To get out of stuckness and induce a Pure Consciousness Experience
one gets off one’s backside and does whatever one knows best to activate delight. Delight is what is humanly possible, given sufficient pure
intent obtained from the felicity/ innocuity born of the pure consciousness experience, and from the position of delight, one can vitalise one’s
joie de vivre by the amazement at the fun of it all ... and then one can – with sufficient abandon – become over-joyed and move into
marvelling at being here and doing this business called being alive now. Then one is no longer intuitively making sense of life ... the
delicious wonder of it all drives any such instinctive meaning away. Such luscious wonder fosters the innate condition of naiveté – the
nourishing of which is essential if fascination in it all is to occur – and the charm of life itself easily engages dedication to
peace-on-earth. Then, as one gazes intently at the world about by glancing lightly with sensuously caressing eyes, out of the corner of one’s
eye comes – sweetly – the magical fairy-tale-like paradise that this verdant earth actually is ... and one is the experiencing of what is
happening. But refrain from possessing it and making it your own ... or else ‘twill vanish as softly as it appeared.
When one remembers a PCE – or precipitates another – then one
is well on the way to freedom ... this is what actualism is all about. Scattered along the wide and wondrous path to an actual freedom are as
many PCEs as one may need ... repeated peak experiences may very well be brought about on maybe a daily basis with constant application of
reflective and fascinated contemplation. In such pure contemplation, ‘I’ cease seeing and seeing takes place of its own accord. ‘I’
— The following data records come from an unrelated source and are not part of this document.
static int launch_batch(kmx_merge_result* R, bool with_bounds)
{
  kmx_ctx* ctx = R->ctx;
  const TaskDev* d_tasks = reinterpret_cast<const TaskDev*>(R->d_meta + R->o_tasks);
  const uint2* d_items = reinterpret_cast<const uint2*>(R->d_meta + R->o_items);
  u32* d_ticket = reinterpret_cast<u32*>(R->d_meta + R->o_ticket);
  const int kw = (int)R->tasks[0].kw, mode = (int)R->tasks[0].mode;
  const ColsOps& CO = cols_ops(kw);
  const u32 nt = (u32)R->tasks.size();
  if (!R->use_cols) KMX_HIP(ctx, hipMemsetAsync(d_ticket, 0, 16, ctx->stream));
  if (ctx->profiling && !R->ev0) { KMX_HIP(ctx, hipEventCreate(&R->ev0)); KMX_HIP(ctx, hipEventCreate(&R->ev1)); }
  if (R->is_bf) {
    if (with_bounds && !R->is_bft) KMX_HIP(ctx, launch_range_bounds_bf(d_tasks, nt, R->max_n, R->max_c, ctx->stream));
    if (R->ev0) KMX_HIP(ctx, hipEventRecord(R->ev0, ctx->stream));
    if (R->is_bft) {
      u32 rt_max = 0; bool rec_bits = true, any_share = false;
      for (auto& H : R->tasks) { rt_max = std::max(rt_max, H.rt); rec_bits = rec_bits && std::max(H.rec_min, H.share_min) <= 1u; any_share = any_share || H.share_min > 0; }
      const u32 bgrid = std::min(R->n_items, (u32)ctx->n_cu * 2u);
      static const bool two_walks_env = getenv("KMX_BFT_TWO_WALKS") != nullptr;
      if (rec_bits && any_share && !R->bft_two_walks && !two_walks_env && !R->d_rem) {
        u64 per_tile = 0;
        for (auto& H : R->tasks) { const u64 tiles = std::max<u64>(1, ((H.upper - H.lower + 1) + H.rt - 1) / H.rt); per_tile = std::max(per_tile, H.total_recs / tiles); }
        u64 cap = std::max<u64>(4096, per_tile / 4);
        cap = std::min<u64>(cap, ((1ull << 30) / 8) / std::max(1u, bgrid));
        R->rem_cap = (u32)cap;
        R->d_rem = (u64*)ctx->dalloc((size_t)bgrid * cap * 8);
      }
      const bool one_walk = R->d_rem && !R->bft_two_walks;
      bool wide = false;
      for (auto& H : R->tasks) { const double m = (double)H.total_recs / H.N * (double)H.rt / (double)(H.upper - H.lower + 1); wide = wide || m + 2.6 * std::sqrt(m) + 8 > (double)bft_round_records(false); }
      KMX_HIP(ctx, launch_merge_bft(d_tasks, d_items, R->n_items, d_ticket, bgrid, R->max_n, rt_max, rec_bits, wide, one_walk ? R->d_rem : nullptr, R->rem_cap, ctx->stream));
    } else
    KMX_HIP(ctx, launch_merge_bf(mode == KMX_MODE_BFC, d_tasks, d_items, R->n_items, d_ticket, R->grid, R->bf_lds, ctx->stream));
  } else if (R->use_cols) {
    const TaskDev* d_subs = reinterpret_cast<const TaskDev*>(R->d_meta + R->o_subtasks);
    const uint2* d_subitems = reinterpret_cast<const uint2*>(R->d_meta + R->o_subitems);
    const ColsDev* d_cols = reinterpret_cast<const ColsDev*>(R->d_meta + R->o_cols);
    const uint2* d_citems = reinterpret_cast<const uint2*>(R->d_meta + R->o_citems);
    static const bool overlap = getenv("KMX_COLS_PREP_OVERLAP") != nullptr;
    hipStream_t ps = overlap ? ctx->aux : ctx->stream;
    if (!R->ev_pre) KMX_HIP(ctx, hipEventCreateWithFlags(&R->ev_pre, hipEventDisableTiming));
    if (overlap && ctx->stream_shared) {
      KMX_HIP(ctx, hipEventRecord(R->ev_pre, ctx->stream));
      KMX_HIP(ctx, hipStreamWaitEvent(ctx->aux, R->ev_pre, 0));
    }
    if (!overlap) KMX_HIP(ctx, hipStreamWaitEvent(ctx->stream, R->ev_up, 0));
    KMX_HIP(ctx, launch_range_bounds(kw, d_subs, nt, R->sub_max_n, R->sub_max_c, ps));
    KMX_HIP(ctx, CO.skel(d_subs, d_subitems, R->n_subitems, ps));
    KMX_HIP(ctx, CO.prep(d_tasks, d_subs, d_cols, nt, ps));
    KMX_HIP(ctx, hipEventRecord(R->ev_pre, ps));
    KMX_HIP(ctx, hipStreamWaitEvent(ctx->stream, R->ev_up, 0));
    KMX_HIP(ctx, launch_range_bounds(kw, d_tasks, nt, R->max_n, R->max_c, ctx->stream));
    KMX_HIP(ctx, hipStreamWaitEvent(ctx->stream, R->ev_pre, 0));
    if (R->ev0) KMX_HIP(ctx, hipEventRecord(R->ev0, ctx->stream));
    const u32 cols_grid_env = getenv("KMX_COLS_GRID") ? (u32)atoi(getenv("KMX_COLS_GRID")) : 0u;
    const u32 sparse_cus_env = getenv("KMX_SPARSE_CUS") ? (u32)atoi(getenv("KMX_SPARSE_CUS")) : 0u;
    KMX_HIP(ctx, CO.merge(mode, (R->cols_ext ? 1 : 0) | (R->cols_resc ? 2 : 0) | (R->cols_ord ? 4 : 0) | (R->cols_narrow ? 8 : 0), d_tasks, d_cols, d_citems, R->n_citems, d_ticket,
                          cols_grid_env ? std::min(cols_grid_env, R->cols_grid) : R->cols_grid, ctx->stream));
    if (R->ev0) { if (!R->ev_mid) KMX_HIP(ctx, hipEventCreate(&R->ev_mid)); KMX_HIP(ctx, hipEventRecord(R->ev_mid, ctx->stream)); }
    KMX_HIP(ctx, CO.sparse(mode | (R->cols_resc ? 2 : 0) | (R->cols_ord ? 4 : 0), d_tasks, d_cols, d_items, R->n_items, nt, d_ticket, sparse_cus_env ? std::min(sparse_cus_env, (u32)ctx->n_cu) : (u32)ctx->n_cu, ctx->stream));
    if (R->share_fix) {
      if ((size_t)R->max_n * 4 > 48 * 1024) KMX_HIP(ctx, hipFuncSetAttribute(reinterpret_cast<const void*>(&k_share_fix), hipFuncAttributeMaxDynamicSharedMemorySize, (int)std::min<size_t>((size_t)R->max_n * 4, 160 * 1024)));
      hipLaunchKernelGGL(k_share_fix, dim3((unsigned)ctx->n_cu * 2u, nt), dim3(256), (size_t)R->max_n * 4, ctx->stream, (const TaskDev*)d_tasks, kw);
      KMX_HIP(ctx, hipGetLastError());
    }
    if (R->ev0) KMX_HIP(ctx, hipEventRecord(R->ev1, ctx->stream));
    return mirror_and_mark(R);
  } else {
    if (with_bounds) KMX_HIP(ctx, launch_range_bounds(kw, d_tasks, nt, R->max_n, R->max_c, ctx->stream));
    if (R->ev0) KMX_HIP(ctx, hipEventRecord(R->ev0, ctx->stream));
    if (R->use_pivot) KMX_HIP(ctx, launch_merge_pivot(kw, mode, d_tasks, d_items, R->n_items, d_ticket, R->grid, ctx->stream));
    else if (R->rows_small) KMX_HIP(ctx, launch_merge_rows_s(kw, mode, d_tasks, d_items, R->n_items, d_ticket, R->grid, R->max_n, ctx->stream));
    else KMX_HIP(ctx, launch_merge_rows(kw, mode, d_tasks, d_items, R->n_items, d_ticket, R->grid, R->max_n, ctx->stream));
  }
  if (R->ev0) KMX_HIP(ctx, hipEventRecord(R->ev1, ctx->stream));
  return mirror_and_mark(R);
}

can never be here now in this actual world for ‘I’ am an interloper, an alien in psychic possession of the body. ‘I’ do not belong
here.
All this is impossible to imagine which is why it is essential to be confident that
the actual world does exist. This confidence is born out of knowing, which is derived from the PCE, and is an essential ingredient to ensure
success. One does not have to generate confidence oneself – as the religions require of one with regard to their blind faith – the purity
of the actual world bestows this confidence upon one. The experience of purity is a benefaction. Out of this blessing comes pure intent, which
will consistently guide one through daily life, gently ushering in an increasing ease and generosity of character. With this growing
magnanimity, one becomes more and more anonymous, more and more self-less. With this expanding altruism one becomes less and less self-centred,
less and less egocentric. Eventually the moment comes wherein something definitive happens, physically, inside the brain and ‘I’ am nevermore.